Freund am Teller: Der Hund in der kulinarischen Tradition Indonesiens

Rotes Fleisch, kaum Fett: Hundebrust-Spießchen, her noch nicht angebraten (Foto: Jürgen Schmücking)

Rotes Fleisch, kaum Fett: Hundebrust-Spießchen, her noch nicht angebraten (Foto: Jürgen Schmücking)

Der Hund in der kulinarischen Tradition Indonesiens. Ein Bericht aus einem Hinterhof-Restaurant.

Einen Namen hat die Gaststätte nicht. Die Einheimischen nennen es mbah geong. Grandpa’s place. Instagram? Facebook? Fehlanzeige. Es ist sogar unwahrscheinlich, dass der steinige Weg, der zum mbah geong führt, in den offiziellen Karten eingezeichnet ist. Es ist drückend heiss und schwül. Etwa acht Javanesen sitzen an den Holzltischen unterm Dach. Im Hinterhof bellt ein Hund.

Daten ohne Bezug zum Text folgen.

+  int run_group(int g, bool stagger) {
+    Group G;
+    for (int h = 0; h < HALVES; ++h) stage(G, g, 0, h);
+    for (int h = 0; h < HALVES; ++h)
+      if ((own_halves() >> h) & 1u) stage(G, g, 1, h);
+    wait(G, g, PROLOGUE_VMCNT);
+    G.barrier();
+    if (stagger && g == 1) G.barrier();
+    int t = 0;
+    for (; t + 3 < nk; t += 2) {
+      tile(G, g, t, STEADY);
+      tile(G, g, t + 1, STEADY);
+    }
+    if (nk - t == 3) {
+      tile(G, g, t, STEADY);
+      tile(G, g, t + 1, DRAIN);
+      tile(G, g, t + 2, LAST);
+    } else {
+      tile(G, g, t, DRAIN);
+      tile(G, g, t + 1, LAST);
+    }
+    if (stagger && g == 0) G.barrier();
+    if (!G.fifo.empty()) fail("DMA still in flight at the epilogue", -1, -1, g);
+    return G.interval;
+  }
+  bool run(bool stagger) {
+    const int b0 = run_group(0, stagger), b1 = run_group(1, stagger);
+    if (b0 != b1 || b0 != 1 + BARRIERS_PER_TILE * nk + (stagger ? 1 : 0)) fail("barrier counts differ", -1, -1, 0);
+    for (const Read& r : read_at) {
+      const int t = r.id / HALVES, h = r.id % HALVES;
+      for (int g = 0; g < 2; ++g) {
+        if (issue[g][r.id] < 0) fail("read of a half-buffer that was never staged", t, h, g);
+        if (r.interval <= retired[g][r.id]) fail("RAW: read not behind the barrier after the retiring wait", t, h, r.g);
+      }
+    }
+    for (int id = 2 * HALVES; id < nk * HALVES; ++id)
+      for (int gi = 0; gi < 2; ++gi)
+        for (int gr = 0; gr < 2; ++gr)
+          if (issue[gi][id] <= read_done[gr][id - 2 * HALVES]) fail("WAR: refill not behind the reads' barrier", id / HALVES, id % HALVES, gi);
+    for (int t = 0; t < nk; ++t)
+      for (int h = 0; h < HALVES; ++h)
+        for (int g = 0; g < 2; ++g)
+          if (read_done[g][t * HALVES + h] < 0) fail("half-buffer never read", t, h, g);
+    return errors == 0;
+  }
+};
+
+}
+
+int main() {
+  bool ok = true;
+  const int nks[] = {2, 3, 4, 5, 6, 7, 8, 41, 42};
+  for (int nk : nks)
+    for (int stagger = 0; stagger < 2; ++stagger) {
+      Sim s(nk);
+      if (!s.run(stagger != 0)) {
+        std::printf("nk %d stagger %d: FAILED\n", nk, stagger);
+        ok = false;
+      }
+    }
+  std::printf("steady vmcnt %d, prologue vmcnt %d, barriers per K tile %d\n", STEADY_VMCNT, PROLOGUE_VMCNT,
+              BARRIERS_PER_TILE);
+  std::printf(ok ? "dwb phase plan check: ok\n" : "dwb phase plan check: FAILED\n");
+  return ok ? 0 : 1;
+}
diff --git a/csrc/kernels/dwb_phase_plan.h b/csrc/kernels/dwb_phase_plan.h
--- /dev/null
+++ b/csrc/kernels/dwb_phase_plan.h
@@ -0,0 +1,124 @@
+#pragma once
+
+namespace dwb_plan {
+
+constexpr int PHASES = 4;
+constexpr int HALVES = 4;
+constexpr int OPS_PER_HALF = 2;
+constexpr int HALF_BYTES = 16384;
+constexpr int WAR_GAP = 2;
+
+enum : unsigned { RD_ALO = 1, RD_AHI = 2, RD_BLO = 4, RD_BHI = 8 };
+enum : unsigned { H_A0 = 1, H_A1 = 2, H_B0 = 4, H_B1 = 8 };
+
+struct Phase {
+  unsigned reads;
+  int qi, qj;
+  unsigned stage_prev;
+  unsigned stage;
+  int vmcnt;
+};
+
+constexpr Phase PLAN[PHASES] = {
+    {RD_ALO | RD_BLO, 0, 0, H_A0 | H_A1, 0, -1},
+    {RD_BHI, 0, 1, 0, 0, -1},
+    {RD_AHI, 1, 1, 0, 0, -1},
+    {0, 1, 0, 0, H_B0 | H_B1, 4},
+};
+
+constexpr unsigned halves_of(unsigned reads) {
+  return ((reads & (RD_ALO | RD_AHI)) ? (H_A0 | H_A1) : 0u) | ((reads & (RD_BLO | RD_BHI)) ? (H_B0 | H_B1) : 0u);
+}
+constexpr int popcount(unsigned x) { return x ? int(x & 1u) + popcount(x >> 1) : 0; }
+constexpr unsigned frags_of(int qi, int qj) { return (qi ? RD_AHI : RD_ALO) | (qj ? RD_BHI : RD_BLO); }
+
+constexpr int wait_phase() {
+  for (int p = 0; p < PHASES; ++p)
+    if (PLAN[p].vmcnt >= 0) return p;
+  return -1;
+}
+constexpr int last_read_phase(unsigned half) {
+  int r = -1;
+  for (int p = 0; p < PHASES; ++p)
+    if (halves_of(PLAN[p].reads) & half) r = p;
+  return r;
+}
+constexpr int first_read_phase() {
+  for (int p = 0; p < PHASES; ++p)
+    if (PLAN[p].reads) return p;
+  return -1;
+}
+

Der Hund wird in Indonesien nicht aus kulinarischen Gründen gegessen, eher dient er als billige Proteinquelle. (Foto: Jürgen Schmücking)

Der Hund wird in Indonesien nicht aus kulinarischen Gründen gegessen, eher dient er als billige Proteinquelle. (Foto: Jürgen Schmücking)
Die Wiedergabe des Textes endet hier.